E si mise a guardare l’avversario. Vide che aveva solo qualche anno più di lui, notò l’espressione seria e capì che doveva aver trascorso anni in quel monastero, sottoponendosi a prove e sacrifici. Certo, anche l’altro sentiva la sofferenza della vita e voleva liberarsene; e si era, per questo, impegnato con tutte le sue forze. Che differenza c’era fra loro? Nessuna; solo che lui, il monaco, si era impegnato di più. Ma ora stava perdendo a quel gioco, e sarebbe morto.

Il giovane provò, a questo punto, una grande compassione per il suo avversario e non desiderò più vincere. (Ecco come nasce l’empatia).

Compì una serie di errori deliberatamente, finché fu vicino alla sconfitta definitiva, allo scacco matto.

A quel punto l’abate si alzò, sollevò in alto la spada e l’abbatté…non sul colle del giovane, ma sulla scacchiera, che andò in frantumi.

“Non c’è né vincitore né vinto” dichiarò. “E quindi non taglierò la testa di nessuno”. Poi aggiunse rivolto al giovane: “Due sole cose sono necessarie: la concentrazione e la compassione. Tu oggi le hai sperimentate entrambe. (Ecco la risorsa interiore intercettata dall’ascolto da parte dell’abate)).

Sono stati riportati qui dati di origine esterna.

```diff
+extern "C" int nd_set_residency(nd_handle h, int layout, long long budget_bytes) {
+    if (!h) return nd_set_err(ND_ERR_ARG, "handle is NULL");
+    if (layout < ND_RESIDENCY_MATRIX || layout > ND_RESIDENCY_HEAVY_EVEN) return nd_set_err(ND_ERR_ARG, "layout=%d unknown", layout);
+    if (budget_bytes < 0) return nd_set_err(ND_ERR_ARG, "budget_bytes must be >= 0");
+    h->res_layout = layout; h->res_budget = budget_bytes; h->res_ranges.clear(); h->res_set = true;
+    return residency_commit(h);
+}
+
+extern "C" int nd_set_residency_ranges(nd_handle h, const unsigned short* ranges) {
+    if (!h || !ranges) return nd_set_err(ND_ERR_ARG, "handle / ranges is NULL");
+    const int K = h->cfg.n_members, nfr = (h->cfg.feature_dim + 15) / 16;
+    for (int i = 0; i < 2 * K; ++i)
+        if (ranges[2 * i] > ranges[2 * i + 1] || ranges[2 * i + 1] > nfr)
+            return nd_set_err(ND_ERR_ARG, "range %d: [%d, %d) not inside [0, %d]", i, ranges[2 * i], ranges[2 * i + 1], nfr);
+    h->res_ranges.assign(ranges, ranges + (size_t)4 * K); h->res_set = true;
+    return residency_commit(h);
 }
 
 extern "C" int nd_set_profiling(nd_handle h, int enable) {
diff --git a/nested_diffusion_amd/engine.py b/nested_diffusion_amd/engine.py
--- a/nested_diffusion_amd/engine.py
+++ b/nested_diffusion_amd/engine.py
@@ -157,6 +157,15 @@
         if a < 0 or b < 0:
             raise _lib.NdError("nd_resident_weight_bytes: members not loaded")
         return int(a), int(b)
+
+    def set_residency(self, layout: str, budget_bytes: int) -> None:
+        check(self.lib.nd_set_residency(self.h, _lib.RESIDENCY_LAYOUTS[layout], int(budget_bytes)), "nd_set_residency")
+
+    def set_residency_ranges(self, ranges) -> None:
+        flat = [int(v) for layer in ranges for pair in layer for v in pair]
+        if len(flat) != 4 * self.K:
+            raise ValueError(f"ranges must be [2][{self.K}][2]")
+        check(self.lib.nd_set_residency_ranges(self.h, (C.c_ushort * len(flat))(*flat)), "nd_set_residency_ranges")
 
     def step_plan(self, M: int, n_members: Optional[int] = None) -> Dict[str, object]:
         out = (C.c_int * 8)()
```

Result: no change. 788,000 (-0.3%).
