# mfkiwl/conan-slam

Measured on AMD Instinct MI355X. Metric: ekf_update_steps_per_sec, higher is better.
Workload: dtype f32

## Files before the change

### conan_slam_amd/_capi.py

```python
from __future__ import annotations

import ctypes as C
import os
import re

_HERE = os.path.dirname(os.path.abspath(__file__))
LIB_PATH = os.path.join(_HERE, "lib", "libcslam_hip.so")
HEADER_PATH = os.path.join(_HERE, "..", "include", "cslam.h")

OK, ERR_BAD_ARG, ERR_CAPACITY, ERR_HIP, ERR_NO_DEVICE, ERR_ALLOC = 0, 1, 2, 3, 4, 5
FACTOR_OK, FACTOR_FALLBACK, FACTOR_ZEROED, FACTOR_SKIPPED, FACTOR_BAD_IDF, FACTOR_INTERNAL = 0, 1, 2, 4, 8, 16
FACTOR_HEADING_SKIPPED = 32
F32, F64 = 0, 1
Q_LOWER_CHOL_GAIN, Q_PREDICT_NM4, Q_REF_EXACT, Q_TEXTBOOK = 1, 2, 3, 0
STAGE_GATHER, STAGE_FACTOR, STAGE_GAIN, STAGE_DOWNDATE, N_STAGES = 0, 1, 2, 3, 4
STAGE_NAMES = ["gather", "factor", "gain", "downdate"]


class CslamError(RuntimeError):
    def __init__(self, code: int, msg: str):
        super().__init__(f"cslam status {code}: {msg}")
        self.code = code


BATCH_MC_SYMBOLS = ("cslam_ekf_batch_predict_each", "cslam_ekf_batch_get_poses")

LANDMARK_SYMBOLS = ("cslam_ekf_get_landmarks", "cslam_ekf_batch_get_landmarks")
_PROTOTYPES = {
    "cslam_ekf_get_landmarks": [C.c_void_p, C.c_int, C.c_int, C.c_void_p, C.c_void_p, C.c_void_p],
    "cslam_ekf_batch_get_landmarks": [C.c_void_p, C.c_int, C.c_int, C.c_void_p, C.c_void_p, C.c_void_p],
    "cslam_sim_batch_create": [C.c_void_p, C.c_int, C.c_int, C.POINTER(C.c_longlong), C.c_int, C.POINTER(C.c_void_p)],
    "cslam_sim_batch_destroy": [C.c_void_p],
    "cslam_sim_batch_scan": [C.c_void_p, C.c_void_p, C.c_double, C.c_void_p, C.c_longlong, C.POINTER(C.c_int),
                             C.POINTER(C.c_int), C.POINTER(C.c_int)],
    "cslam_sim_batch_get_scan": [C.c_void_p, C.c_int, C.c_void_p, C.c_void_p, C.c_void_p, C.c_void_p],
    "cslam_sim_batch_get_table": [C.c_void_p, C.c_void_p],
    "cslam_sim_batch_set_table": [C.c_void_p, C.c_void_p],
    "cslam_ekf_batch_update_scan": [C.c_void_p, C.c_void_p, C.c_void_p],
    "cslam_ekf_batch_augment_scan": [C.c_void_p, C.c_void_p, C.c_void_p],
}
SIM_BATCH_SYMBOLS = tuple(k for k in _PROTOTYPES if "sim_batch" in k or k.endswith("_scan"))


def declared_symbols(header_path: str = HEADER_PATH):
    text = open(header_path).read()
    text = re.sub(r"/\*.*?\*/", "", text, flags=re.S)
    return sorted(set(re.findall(r"\b(cslam_[a-z0-9_]+)\s*\(", text)))


_lib = None
hip_runtime_path = None


# ... 45 lines not shown
```

### conan_slam_amd/csrc/cslam_ekf.hip

```cpp
#include <hip/hip_runtime.h>

#include <algorithm>
#include <atomic>
#include <cfloat>
#include <cmath>
#include <cstdint>
#include <cstdlib>
#include <new>
#include <string>
#include <thread>
#include <vector>

#include "cslam_common.hpp"
#include "device_owners.hpp"
#include "ekf_kernels.hpp"
#include "ekf_kernels_fast.hpp"
#include "ekf_landmark_kernels.hpp"
#include "ekf_lookahead.hpp"
#include "ekf_pgemm_limbs.hpp"
#include "ekf_pose_kernels.hpp"
#include "host_linalg.hpp"

namespace cslam
{
// ... 18 lines not shown
        }
        else
        {
            j.idf_out[i - 2 * j.m] = j.idf[i - 2 * j.m];
        }
    }
    return true;
}
__global__ void __launch_bounds__(128) ekf_la_wide_f32(LaWideArgs a)
{
    if (la_wide_snapshot(a.snap))
    {
        return;
    }
    ekf_la_wide_body<1, 0>(a);
}
__global__ void __launch_bounds__(128) ekf_la_wide_f32_k64(LaWideArgs a)
{
    if (la_wide_snapshot(a.snap))
    {
        return;
    }
    ekf_la_wide_body<1, 64>(a);
}
}

using namespace cslam;

namespace
{

std::atomic<int>& g_engines = ::cslam::live_engines();

constexpr int    kStagingSlots = 64;
constexpr size_t kLdsBudget    = 150 * 1024;
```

Eri completamente concentrato nel gioco e, in quella concentrazione, hai potuto sentire compassione per il tuo avversario. Questa è la via che cerchi”.

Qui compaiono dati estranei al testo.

+  extern __shared__ __attribute__((aligned(16))) unsigned char rs_lds[];
+  const int lane0 = threadIdx.x & 63;
+  const int wave0 = __builtin_amdgcn_readfirstlane(threadIdx.x >> 6);
+  const int q_first = blockIdx.x * WAVES + wave0, q_stride = (int)gridDim.x * WAVES;
+  if (q_first >= args.Q) return;
+  const int Qe = args.q_count ? min(args.Q, *RS_CONST(int32_t, args.q_count)) : args.Q;
+  uint2 recv_next[RS_ITERS];
+  RsScalars sc_next = {};
+  if (PF >= 1) rs_load_slots(args.recs, args.n_slots, args.g.sa_slots, q_first, lane0, recv_next);
+  if (PF >= 2) sc_next = rs_load_scalars(args.qbad, args.qnorm, args.tau, args.ovf_cnt, args.inc, args.qn, q_first, lane0);
+  for (int q = q_first;; q += q_stride) {
+    int lane = lane0, wave = wave0;
+    asm volatile("" : "+v"(lane), "+s"(wave));
+    float* const q_sw = reinterpret_cast<float*>(rs_lds) + wave * DIM;
+    int* const cand_sw = reinterpret_cast<int*>(rs_lds + (size_t)WAVES * DIM * 4) + wave * RS_MAXC;
+    int* const samp_sw = reinterpret_cast<int*>(rs_lds + (size_t)WAVES * (DIM + RS_MAXC) * 4) + wave * SC_SA_SLOTS;
+    int* const ncand_sw = reinterpret_cast<int*>(rs_lds + (size_t)WAVES * (DIM + RS_MAXC + SC_SA_SLOTS) * 4) + wave;
+    int* const nsamp_sw = ncand_sw + WAVES;
+    const RsArgsPtr A = rs_args();
+    const int Q = A->Q;
+    if (q >= Q) break;
+    uint2 recv[RS_ITERS];
+    if (PF >= 1) {
+#pragma unroll
+      for (int it = 0; it < RS_ITERS; ++it) recv[it] = recv_next[it];
+    } else {
+      rs_load_slots(A->recs, A->n_slots, A->g.sa_slots, q, lane, recv);
+    }
+    const RsScalars sc = PF >= 2 ? sc_next : rs_load_scalars(A->qbad, A->qnorm, A->tau, A->ovf_cnt, A->inc, A->qn, q, lane);
+    if (PF >= 1 && q + q_stride < Q) {
+      rs_load_slots(A->recs, A->n_slots, A->g.sa_slots, q + q_stride, lane, recv_next);
+      if (PF >= 2) sc_next = rs_load_scalars(A->qbad, A->qnorm, A->tau, A->ovf_cnt, A->inc, A->qn, q + q_stride, lane);
+    }
+    RowMap rmap;
+    rmap.glo = A->rmap.glo;
+    rmap.llo = A->rmap.llo;
+    rmap.nb = A->rmap.nb;
+    rmap.base = A->rmap.base;
+    const SampleGeom g = {A->g.sa_slots, A->g.pack_bits, A->g.tile_first, A->g.tile_stride, A->g.tiles_base, A->g.tiles_rem, A->g.n_sel};
+    rescore_query(q, lane, q_sw, cand_sw, samp_sw, ncand_sw, nsamp_sw, recv, sc, Qe, A->db, A->dnorm, A->N, rmap, A->recs,
+                  A->n_slots, A->ovf_cnt, A->ovf, A->ovf_cap, A->dmax, A->spread, A->idx1, A->d1, A->d2, A->stats, A->zero_idx,
+                  A->zero_d1, A->zero_d2, g, A->inc_count, A->dbh, A->dneg);
+  }
+}
+static_assert(std::is_same<decltype(&rescore_kernel<RS_WAVES, 0>), void (*)(RsArgs)>::value,
+              "rs_args() reads RsArgs from offset 0 of the kernel argument segment: it must stay the only parameter");
 
 __global__ __launch_bounds__(64) void screen_values_kernel(const _Float16* __restrict__ qh, const _Float16* __restrict__ dbh,
                                                            const float* __restrict__ dneg, int n_rows, float* __restrict__ out,
@@ -1556,6 +1663,13 @@
   *geom_out = g;
 }
 
+template <int WAVES, int PF>
+void launch_pass_c(int grid, hipStream_t s, const RsArgs& args) {
+  static DynLds attr;
+  attr.ensure(rescore_kernel<WAVES, PF>, rs_lds_bytes(WAVES));
+  hipLaunchKernelGGL((rescore_kernel<WAVES, PF>), dim3(grid), dim3(64 * WAVES), rs_lds_bytes(WAVES), s, args);
+}
+
 struct ShapeChoice {
   int nqb_sel;
   bool passes16;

   In questa storiella che illustra in modo inequivocabile il comportamento funzionale di un ascoltare adulto (che si attiene pertanto alla richiesta, che non alimenta illusioni magiche…) va sottolineato il comportamento  dell’abate, che oltre a non lasciarsi irritare dalla domanda iniziale del giovane…e dalle sue prime risposte quasi irritanti, vuole accedere all’intimo della persona utilizzando la tecnica del “domandare” proprio in riposta ad una “domanda”.

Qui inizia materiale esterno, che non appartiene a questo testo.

__device__ __forceinline__ void potrf64_v2(PotrfShared& sh, double* __restrict__ A, int ld, int n,
                                           double* __restrict__ D, int ldd, int gcol, int flags,
                                           int* __restrict__ flag) {
  double (&T)[64 * TLD] = sh.T;
  double (&X)[64 * TLD] = sh.X;
  const int tid = threadIdx.x;
  const int lane = tid & 63, w = __builtin_amdgcn_readfirstlane(tid >> 6), lq = lane >> 4, lr = lane & 15;
  const int nblk = (n + 15) >> 4;
  const bool st_l = !(flags & 2), st_i = !(flags & 4), x_lower = (flags & 8) != 0;
  STAMP(0);
  const int lw = w, lc = tid & 63;
  if (flags & 16) {
    if (tid < 256) {
#pragma unroll
      for (int e = 0; e < 16; ++e) X[(4 * e + lw) * TLD + lc] = 0.0;
    }
  } else
  if (tid < 256) {
    double v[16];
#pragma unroll
    for (int e = 0; e < 16; ++e) {
      const int r = 4 * e + lw;
      const int cmax = min(n - 1, r | 15);
      v[e] = A[(int64_t)(r < n ? r : n - 1) * ld + (lc < cmax ? lc : cmax)];
    }
#pragma unroll
    for (int e = 0; e < 16; ++e) X[(4 * e + lw) * TLD + lc] = 0.0;
#pragma unroll
    for (int e = 0; e < 16; ++e) {
      const int r = 4 * e + lw;
      T[r * TLD + lc] = (r < n && lc <= r) ? v[e] : ((r == lc) ? 1.0 : 0.0);
    }
  }
  __syncthreads();
  STAMP(1);
  auto store_rows8 = [&](double* __restrict__ dst, int ldst, const double* M, int row0, int col0) {
// ... 79 lines not shown
  };
  if (w == 0) {
    for (int J = 0; J < nblk; ++J) {
      if (J > 0) upd_block(J, J, J - 1);
      double row[16], wx[16];
      STAMP2(true, 20);
#pragma unroll
      for (int c = 0; c < 16; ++c) row[c] = T[(J * 16 + lr) * TLD + J * 16 + c];
      const int failcol = chol16_regs(row, wx, lr);
      STAMP2(true, 24);
      if (lq == 0) {
        double* dst = &T[(J * 16 + lr) * TLD + J * 16];
#pragma unroll
        for (int c = 0; c < 16; ++c) dst[c] = row[c];
        if (failcol != (1 << 30) && lane == 0 && st_i) atomicMin(flag, gcol + J * 16 + failcol + 1);
      } else if (lq == 1) {
        double* dst = &X[(J * 16) * TLD + J * 16 + lr];
#pragma unroll
        for (int c = 0; c < 16; ++c) dst[c * TLD] = wx[c];
      }
      STAMP2(true, 25);
      __syncthreads();
      STAMP(2 + 2 * J);
      solve_below(J);
      __syncthreads();
      STAMP(3 + 2 * J);
    }
    const int S = nblk - 1;
    if (st_l) { store_rows8(A, ld, T, S * 16, S * 16); store_rows8(A, ld, T, S * 16 + 8, S * 16); }
    if (st_i && x_lower) { store_rows8(D, ldd, X, S * 16, S * 16); store_rows8(D, ldd, X, S * 16 + 8, S * 16); }
  } else {
    for (int J = 0; J < nblk; ++J) {
      if (w < 4 && J > 0) shadow(J - 1, w - 1, 3, true);
      __syncthreads();
      solve_below(J);
      __syncthreads();
    }
    if (w < 4) {
      const int S = nblk - 1, K = w - 1;
      if (K < S) shadow(S, K, 3, false);
    }
  }
  STAMP(10);
  if (st_i && !x_lower) {
    __syncthreads();
    if (tid < 256)
      for (int r = lw; r < n; r += 4)
        if (lc < n) D[(int64_t)r * ldd + lc] = X[r * TLD + lc];
  }
  STAMP(11);
}

__device__ __forceinline__ void potrf64(PotrfShared& sh, double* __restrict__ A, int ld, int n,
                                        double* __restrict__ D, int ldd, int gcol, int flags,
                                        int* __restrict__ flag) {
#ifndef POTRF_V1
  if (!(flags & 1)) {
    potrf64_v2(sh, A, ld, n, D, ldd, gcol, flags, flag);
    return;
  }
#endif
  potrf64_body(sh, A, ld, n, D, ldd, gcol, flags, flag);
}

__global__ __launch_bounds__(256) void k_potrf_panel(const PotrfUnit* __restrict__ units,
                                                     double* __restrict__ L,
                                                     double* __restrict__ dinv,
                                                     int* __restrict__ flag, const PotrfUnit u0) {
  __shared__ PotrfShared sh;
  __builtin_amdgcn_s_setprio(3);
  const PotrfUnit u = blockIdx.x == 0 ? u0 : units[blockIdx.x];
  potrf64(sh, L + u.off, u.ld, u.n, dinv + u.dinv_off, u.n, u.gcol, u.flags, flag);
}

__global__ __launch_bounds__(256, 4) void k_chain_potrf(const ChainUnit* __restrict__ units,
                                                        double* __restrict__ L,
                                                        double* __restrict__ dinv,
                                                        int* __restrict__ flag, const ChainUnit u0) {
  extern __shared__ __attribute__((aligned(16))) double chain_smem[];
  PotrfShared& sh = *reinterpret_cast<PotrfShared*>(chain_smem);
  __builtin_amdgcn_s_setprio(3);
  const ChainUnit u = blockIdx.x == 0 ? u0 : units[blockIdx.x];
  const int cq = u.c0 - u.cs;
  potrf64(sh, L + u.off + (int64_t)u.c0 * u.ld + u.c0, u.ld, u.pn, dinv + u.winv_off + cq, u.ce - u.cs,
          u.gcol, 8, flag);
}

constexpr int kPanelThreads = 512;

__device__ __forceinline__ void stage_block(double* __restrict__ dst, const double* __restrict__ src,
                                            int64_t ld, int nrow, int ncol, int tid) {
  const int r = tid >> 3, cl = tid & 7;
  const double* row = src + (int64_t)(r < nrow ? r : nrow - 1) * ld;
  double v[8];
// ... 19 lines not shown
    acc1 = __builtin_amdgcn_mfma_f64_16x16x4f64(av[kt], b1[kt], acc1, 0, 0, 0);
  }
}

__device__ __forceinline__ void mma_64_lean(const double* __restrict__ a, const double* __restrict__ b, int s,
                                            int jb0, int lane, d4& acc0, d4& acc1) {
  const int lq = lane >> 4, lr = lane & 15;
#pragma unroll
  for (int hf = 0; hf < 2; ++hf) {
    double av[8], b0[8], b1[8];
#pragma unroll
    for (int kt = 0; kt < 8; ++kt) {
      av[kt] = a[(s * 16 + lr) * TLD + 4 * (8 * hf + kt) + lq];
      b0[kt] = b[(jb0 * 16 + lr) * TLD + 4 * (8 * hf + kt) + lq];
      b1[kt] = b[((jb0 + 1) * 16 + lr) * TLD + 4 * (8 * hf + kt) + lq];
    }
#pragma unroll
    for (int kt = 0; kt < 8; ++kt) {
      acc0 = __builtin_amdgcn_mfma_f64_16x16x4f64(av[kt], b0[kt], acc0, 0, 0, 0);
      acc1 = __builtin_amdgcn_mfma_f64_16x16x4f64(av[kt], b1[kt], acc1, 0, 0, 0);
    }
    asm volatile("" ::: "memory");
  }
}

__device__ __forceinline__ void mma_64x4(const double* __restrict__ a, const double* __restrict__ b, int s,
                                         int lane, d4 (&acc)[4]) {
#pragma unroll
  for (int q = 0; q < 4; ++q) acc[q] = (d4){0.0, 0.0, 0.0, 0.0};
  mma_64(a, b, s, 0, lane, acc[0], acc[1]);
  mma_64(a, b, s, 2, lane, acc[2], acc[3]);
}

__device__ __forceinline__ bool last_reader(int* __restrict__ counter, int readers, int* __restrict__ slot) {
  if (threadIdx.x == 0) {
    __threadfence();
    const int old = atomicAdd(counter, 1);
    const bool last = old == readers - 1;
    if (last) atomicExch(counter, 0);
    *slot = last ? 1 : 0;
  }
  __syncthreads();
  const bool last = *slot != 0;
  __syncthreads();
  return last;
}

__global__ __launch_bounds__(kPanelThreads) void k_panel(const UpdTile* __restrict__ tiles,
                                                         const PanelUnit* __restrict__ units,
                                                         double* __restrict__ L,
                                                         double* __restrict__ dinv,
                                                         int* __restrict__ counters,
                                                         int* __restrict__ flag) {
  extern __shared__ __attribute__((aligned(16))) double panel_smem[];
  __shared__ int vote;
  PotrfShared& sh = *reinterpret_cast<PotrfShared*>(panel_smem);
  double* Ui = sh.T;
  double* Ud = panel_smem + sizeof(PotrfShared) / sizeof(double);
  double* S = Ud + 64 * TLD;
  __builtin_amdgcn_s_setprio(3);
  const UpdTile tl = tiles[blockIdx.x];
  const PanelUnit u = units[tl.unit];
  const int tid = threadIdx.x, lane = tid & 63, wave = tid >> 6, lq = lane >> 4, lr = lane & 15;
  const int ld = u.ld, c0 = u.c0, pn = u.pn;
  double* A = L + u.off;
  const bool first = tl.ti == 0;
  double* Dg = A + (int64_t)c0 * ld + c0;
  const bool factored = (u.pad_ & 1) != 0;
  if (factored) {
    const double* W = dinv + u.dinv_off;
    for (int e = tid; e < 64 * 64; e += kPanelThreads) {
      const int r = e >> 6, c = e & 63;
      sh.X[r * TLD + c] = (r < pn && c <= r) ? W[(int64_t)r * pn + c] : 0.0;
    }
  } else {
    potrf64(sh, Dg, ld, pn, dinv + u.dinv_off, pn, u.gcol, first ? (2 | 8) : 6, flag);
  }
  __syncthreads();
  if (!factored && last_reader(counters + 2 * tl.unit, u.ntile, &vote)) {
    const int lc = tid & 63;
#pragma unroll
    for (int e = 0; e < 8; ++e) {
      const int r = 8 * e + (tid >> 6);
      if (r < pn && lc <= r) Dg[(int64_t)r * ld + lc] = sh.T[r * TLD + lc];
    }
    __syncthreads();
  }
  const int r1 = c0 + pn;
  const int r0 = r1 + 64 * (int)tl.ti;
  const int nr = min(64, u.nrow - r0);
  if (nr <= 0) return;
  const int pn2 = u.next_pn;
  const int s = wave >> 1, jb0 = (wave & 1) * 2;
  stage_block(S, A + (int64_t)r0 * ld + c0, ld, nr, pn, tid);
  __syncthreads();
  bool store_pivot = pn2 > 0 && first && last_reader(counters + 2 * tl.unit + 1, u.ntile, &vote);
  {
    d4 a0 = {0.0, 0.0, 0.0, 0.0}, a1 = {0.0, 0.0, 0.0, 0.0};
    mma_64(S, sh.X, s, jb0, lane, a0, a1);
#pragma unroll
    for (int r = 0; r < 4; ++r) {
      const int i = s * 16 + lq + 4 * r;
#pragma unroll
      for (int h = 0; h < 2; ++h) {
        const int j = (jb0 + h) * 16 + lr;
        const double v = (j < pn) ? (h ? a1[r] : a0[r]) : 0.0;
        Ui[i * TLD + j] = v;
        const bool mine = !first || i >= pn2 || store_pivot;
        if (mine && i < nr && j < pn) A[(int64_t)(r0 + i) * ld + c0 + j] = v;
      }
    }
  }
  if (pn2 <= 0) return;
  __syncthreads();
  const double* Xd = Ui;
  if (!first) {
    stage_block(S, A + (int64_t)r1 * ld + c0, ld, pn2, pn, tid);
    __syncthreads();
    store_pivot = last_reader(counters + 2 * tl.unit + 1, u.ntile, &vote);
    d4 a0 = {0.0, 0.0, 0.0, 0.0}, a1 = {0.0, 0.0, 0.0, 0.0};
    mma_64(S, sh.X, s, jb0, lane, a0, a1);
#pragma unroll
    for (int r = 0; r < 4; ++r) {
      const int i = s * 16 + lq + 4 * r;
#pragma unroll
      for (int h = 0; h < 2; ++h) {
        const int j = (jb0 + h) * 16 + lr;
        const double v = (j < pn) ? (h ? a1[r] : a0[r]) : 0.0;
        Ud[i * TLD + j] = v;
        if (store_pivot && i < pn2 && j < pn) A[(int64_t)(r1 + i) * ld + c0 + j] = v;
      }
    }
    Xd = Ud;
    __syncthreads();
  }
  const int cn = r1;
  d4 c0v, c1v;
  bool ok0[4], ok1[4];
#pragma unroll
  for (int r = 0; r < 4; ++r) {
    const int i = s * 16 + lq + 4 * r;
    const int j0 = jb0 * 16 + lr, j1 = j0 + 16;
    ok0[r] = i < nr && j0 < pn2 && (r0 + i) >= (cn + j0);
    ok1[r] = i < nr && j1 < pn2 && (r0 + i) >= (cn + j1);
    const double* crow = A + (int64_t)(r0 + (i < nr ? i : nr - 1)) * ld + cn;
    c0v[r] = crow[j0 < pn2 ? j0 : pn2 - 1];
    c1v[r] = crow[j1 < pn2 ? j1 : pn2 - 1];
  }
  d4 m0 = {0.0, 0.0, 0.0, 0.0}, m1 = {0.0, 0.0, 0.0, 0.0};
  double* Sa = sh.X;
  {
    const int sr = tid >> 3, scl = tid & 7;
    const double* rowa = A + (int64_t)(r0 + (sr < nr ? sr : nr - 1)) * ld;
    const double* rowd = A + (int64_t)(r1 + (sr < pn2 ? sr : pn2 - 1)) * ld;
    double va[8], vd[8];
    auto fetch = [&](int k0) {
      const int kw = min(64, c0 - k0);
#pragma unroll
      for (int e = 0; e < 8; ++e) {
        const int c = k0 + (scl + 8 * e < kw ? scl + 8 * e : kw - 1);
        va[e] = rowa[c];
        vd[e] = rowd[c];
      }
    };
    if (c0 > 0) fetch(0);
    for (int k0 = 0; k0 < c0; k0 += 64) {
      const int kw = min(64, c0 - k0);
#pragma unroll
      for (int e = 0; e < 8; ++e) {
        const bool in = scl + 8 * e < kw;
        Sa[sr * TLD + scl + 8 * e] = (sr < nr && in) ? va[e] : 0.0;
        S[sr * TLD + scl + 8 * e] = (sr < pn2 && in) ? vd[e] : 0.0;
      }
      __syncthreads();
      if (k0 + 64 < c0) fetch(k0 + 64);
      mma_64(Sa, S, s, jb0, lane, m0, m1);
      __syncthreads();
    }
  }
  mma_64(Ui, Xd, s, jb0, lane, m0, m1);
#pragma unroll
  for (int r = 0; r < 4; ++r) {
    const int i = s * 16 + lq + 4 * r;
    double* crow = A + (int64_t)(r0 + (i < nr ? i : nr - 1)) * ld + cn;
    if (ok0[r]) crow[jb0 * 16 + lr] = c0v[r] - m0[r];
    if (ok1[r]) crow[jb0 * 16 + 16 + lr] = c1v[r] - m1[r];
  }
}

   Questa tecnica fa parte della cultura ebraica e permette di andare all’anima del domandare, non lasciandosi ingannare dalla primitiva richiesta esteriore.

   Narra un aneddoto che una volta fu chiesto ad un ebreo come mai fosse consuetudine, presso gli ebrei, di rispondere ad una domanda ponendo un’altra domanda; e l’ebreo rispose “E perché no?”.

   Questa storiella permette di evidenziare a quali “tentazioni” può cedere un consulente (o un ascoltatore quale che esso sia).

   Affermava G. B. Shaw: “A tutto posso resistere, tranne che alle tentazioni”. Ma non era un consulente familiare. Aveva però il senso del paradosso che ogni buon ascoltatore-consulente farebbe bene a fare proprio come strumento da usare per rintuzzare gli attacchi delle tentazioni consulenziali. (fretta, reazioni istintive, cadere nel controtransfert…)

   E’ risaputo quanto siano numerose le “tentazioni” del consulente, cadendo nella trappola delle quali ne uscirebbe fortemente compromesso il delicato e paziente lavoro di aiuto messo in atto.